The agent operates in a multi-step execution loop:

Key Components

Message Manager

Manages conversation history and context sent to the LLM

Tools Registry

Available browser actions the agent can perform

State Manager

Tracks execution state, failures, and planning

Token Cost Service

Monitors and calculates API usage costs

Creating an Agent

Basic Example

from browser_use import Agent, ChatBrowserUse

agent = Agent(
    task="Find the top post on Hacker News",
    llm=ChatBrowserUse(),
)

# Run the agent
history = await agent.run(max_steps=100)

With Custom Browser

from browser_use import Agent, Browser, ChatOpenAI

browser = Browser(
    headless=False,
    window_size={'width': 1280, 'height': 720},
)

agent = Agent(
    task="Search for Python tutorials and extract the first 5 results",
    llm=ChatOpenAI(model='gpt-4.1-mini'),
    browser=browser,
)

history = await agent.run()

Agent Lifecycle

Initialization (`init`)

When you create an agent (line 134 in agent/service.py):

LLM Setup: Validates and configures the language model
Browser Session: Creates or connects to a browser instance
Tools Registration: Sets up available actions
State Initialization: Prepares execution state tracking
Message Manager: Configures prompt management
File System: Sets up temporary workspace

The agent automatically detects the optimal configuration based on your LLM choice. For example, Claude Sonnet models automatically enable coordinate clicking and optimize screenshot sizes.

Execution Loop

The step() method (line 1019 in agent/service.py) executes one iteration:

Phase 1: Context Preparation
Phase 2: LLM Decision
Phase 3: Action Execution
Phase 4: Post-Processing

# Get current browser state
browser_state = await browser.get_browser_state_summary(
    include_screenshot=True,
    include_recent_events=True
)

# Check for new downloads
await agent._check_and_update_downloads()

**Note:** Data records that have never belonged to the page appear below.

template <int DOMAIN, int VW, int VWB, int NL>
__global__ __launch_bounds__(CG_DOMP_THREADS, 2) void cg_stgcn_planes_fwd_kernel(const float* __restrict__ x, const float* __restrict__ adj,
                                                                 const float* __restrict__ W, const float* __restrict__ bias,
                                                                 float* __restrict__ y, double* __restrict__ ystats, CgDomP g) {
  float* sZ = reinterpret_cast<float*>(cg_dyn_lds);
  float* sW = sZ + g.zfloats;
  double* sStat = reinterpret_cast<double*>(sW + 16 * g.WS);
  const int tid = threadIdx.x, lane = tid & 63, wave = __builtin_amdgcn_readfirstlane(tid >> 6), l15 = lane & 15, slot = lane >> 4;
  const int xcd = blockIdx.x & 7, s = blockIdx.x >> 3;
  const int sb = s / g.NOC, oc = s - sb * g.NOC, b = sb * 8 + xcd;
  if (b >= g.B) return;
  const int o0 = oc * 16;

  for (int e = tid; e < 16 * g.WS; e += CG_DOMP_THREADS) {
    const int o = e / g.WS, c = e - o * g.WS;
    sW[e] = (o0 + o < g.Cout && c < g.Cin) ? W[(long long)(o0 + o) * g.Cin + c] : 0.f;
  }
  if (tid < 32) sStat[tid] = 0.0;
  __syncthreads();

  cg_domp_mix_planes<DOMAIN, VW>(g, x + (long long)b * g.Cin * g.TV, g.TV, g.Cin, g.KS, sW, g.WS, sZ, 0, g.TV, 0);
  __syncthreads();

  const int J = g.J;
  float bv[4];
#pragma unroll
  for (int r = 0; r < 4; ++r) { const int co = o0 + 4 * slot + r; bv[r] = (bias && co < g.Cout) ? bias[co] : 0.f; }
  double st1[4] = {0.0, 0.0, 0.0, 0.0}, st2[4] = {0.0, 0.0, 0.0, 0.0};
  for (int gi = wave; gi < g.NG; gi += CG_DOMP_NW) {
    float gs1[4] = {0.f, 0.f, 0.f, 0.f}, gs2[4] = {0.f, 0.f, 0.f, 0.f};
    const float* ag = adj + ((long long)b * g.NG + gi) * J * J;
    float* zs = sZ + gi * g.GSTR;
    const float* za = zs + l15 * g.JS + slot;
    cg_f32x4 acc[NL * VWB];
#pragma unroll
    for (int i = 0; i < NL * VWB; ++i) acc[i] = cg_f32x4{0.f, 0.f, 0.f, 0.f};
    float ba[4][NL][VWB], bc[4][NL][VWB];
    auto ld = [&](int k0, float (&v)[4][NL][VWB]) {
#pragma unroll
      for (int s2 = 0; s2 < 4; ++s2) {
        const int jr = 4 * (k0 + s2) + slot;
#pragma unroll
        for (int m = 0; m < NL; ++m) {
          const int q0 = (m * 16 + l15) * VWB;
          cg_domp_ld<VWB>(ag + (long long)jr * J + q0, jr < J && q0 < J, v[s2][m]);
        }
      }
    };
    auto mm = [&](int k0, const float (&v)[4][NL][VWB]) {
#pragma unroll
      for (int s2 = 0; s2 < 4; ++s2) {
        if (k0 + s2 >= g.JSTEPS) break;
        const int jr = 4 * (k0 + s2) + slot;
        const float a = jr < J ? za[4 * (k0 + s2)] : 0.f;
#pragma unroll
        for (int m = 0; m < NL; ++m)
#pragma unroll
          for (int i = 0; i < VWB; ++i) acc[m * VWB + i] = __builtin_amdgcn_mfma_f32_16x16x4f32(a, v[s2][m][i], acc[m * VWB + i], 0, 0, 0);
      }
    };
    ld(0, ba);
    for (int k0 = 0; k0 < g.JSTEPS; k0 += 8) {
      if (k0 + 4 < g.JSTEPS) ld(k0 + 4, bc);
      mm(k0, ba);
// ... 372 lines not shown
      cg_f32x4 c0 = cg_f32x4{0.f, 0.f, 0.f, 0.f};
      const float* ap = sdZ + l15 * XS + 4 * slot;
      const float* bp = sX + (16 * wct + l15) * XS + 4 * slot;
      for (int kc = wks; kc < NPT; kc += nks) {
        cg_f32x4 a0 = *reinterpret_cast<const cg_f32x4*>(ap + 16 * kc);
        const cg_f32x4 b0 = *reinterpret_cast<const cg_f32x4*>(bp + 16 * kc);
        if (16 * kc + 16 > Pn) {
#pragma unroll
          for (int s2 = 0; s2 < 4; ++s2) a0[s2] = (16 * kc + 4 * slot + s2 < Pn) ? a0[s2] : 0.f;
        }
#pragma unroll
        for (int s2 = 0; s2 < 4; ++s2) c0 = __builtin_amdgcn_mfma_f32_16x16x4f32(a0[s2], b0[s2], c0, 0, 0, 0);
      }
      if (wks == 0) dWhold = c0;
      else *reinterpret_cast<cg_f32x4*>(sPart + ((wave - MTc) * 64 + lane) * 4) = c0;
    }
    {
      const int ct = wave % MTc;
      const float* ap = sW + slot * WS + 16 * ct + l15;
      float aw[4];
#pragma unroll
      for (int st = 0; st < 4; ++st) aw[st] = ap[4 * st * WS];
#pragma unroll
      for (int i = 0; i < NDX; ++i) {
        const int id = wave + CG_DOMPB_NW * i;
        if (id < ndx) {
          const float* bp = sdZ + slot * XS + 16 * (id / MTc) + l15;
#pragma unroll
          for (int st = 0; st < 4; ++st) dxacc[i] = __builtin_amdgcn_mfma_f32_16x16x4f32(aw[st], bp[4 * st * XS], dxacc[i], 0, 0, 0);
        }
        if ((i & 3) == 3) __builtin_amdgcn_sched_barrier(0);
      }
    }
  }

  const int l15 = l15_, slot = slot_;
  CG_STAMP();
  __syncthreads();
  CG_STAMP();
  dw_flush(g.NOC - 1);
#pragma unroll
  for (int i = 0; i < NDX; ++i) {
    const int id = wave + CG_DOMPB_NW * i;
    if (id < ndx) {
      const int pt = id / MTc, ct = id - pt * MTc;
      float* dst = sX + (16 * ct + 4 * slot) * XS + 16 * pt + l15;
      if (16 * pt + l15 < Pn) {
#pragma unroll
        for (int r = 0; r < 4; ++r) dst[r * XS] = dxacc[i][r];
      }
    }
  }
#pragma unroll
  for (int a = 0; a < NJW; ++a) {
    const int v = wave + CG_DOMPB_NW * a;
    if (v < V) {
#pragma unroll
      for (int qc = 0; qc < 4; ++qc) {
        const int q = 16 * qc + l15;
        if (qc < NQC && q < T) {
          float* db_ = dadj + (((long long)b * V + v) * T + t0) * T;
#pragma unroll
          for (int r = 0; r < 4; ++r) {
            const int t = 4 * slot + r;
            if (t < TCn) db_[t * T + q] = dAacc[a][qc][r];
          }
        }
      }
    }
  }
  __syncthreads();
  {
    float* dxb = dx + (long long)b * Cin * TV + (long long)t0 * V;
    const int nvp = Pn / VWP;
    for (int c0 = 4 * wave; c0 < Cin; c0 += 4 * CG_DOMPB_NW) {
      float xr[8][VWP];
#pragma unroll
      for (int u = 0; u < 8; ++u) {
        const int c = c0 + (u >> 1), i = lane + 64 * (u & 1);
        if (c < Cin && i < nvp) {
          if constexpr (VWP == 4) {
            const cg_f32x4 t = *reinterpret_cast<const cg_f32x4*>(sX + c * XS + i * VWP);
#pragma unroll
            for (int jj = 0; jj < VWP; ++jj) xr[u][jj] = t[jj];
          } else {
#pragma unroll
            for (int jj = 0; jj < VWP; ++jj) xr[u][jj] = sX[c * XS + i * VWP + jj];
          }
        }
      }
#pragma unroll
      for (int u = 0; u < 8; ++u) {
        const int c = c0 + (u >> 1), i = lane + 64 * (u & 1);
        if (c < Cin && i < nvp) cg_domp_st<VWP>(dxb + ((long long)c * TV + i * VWP), xr[u]);
      }
    }
  }
  CG_STAMP();
  CG_STAMP_END();
}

# Update available actions for current page
await agent._update_action_models_for_page(url)

# Prepare messages with browser state
messages = message_manager.get_messages()

# Call LLM with timeout
model_output = await llm.ainvoke(
    messages, 
    output_format=AgentOutput,
    timeout=llm_timeout
)

# Handle callbacks
await register_new_step_callback(browser_state, model_output, step)

# Execute actions from model output
for action in model_output.actions:
    result = await tools.execute_action(action)
    
    if result.error:
        agent.state.consecutive_failures += 1
    else:
        agent.state.consecutive_failures = 0

# Update plan state
agent._update_plan_from_model_output(model_output)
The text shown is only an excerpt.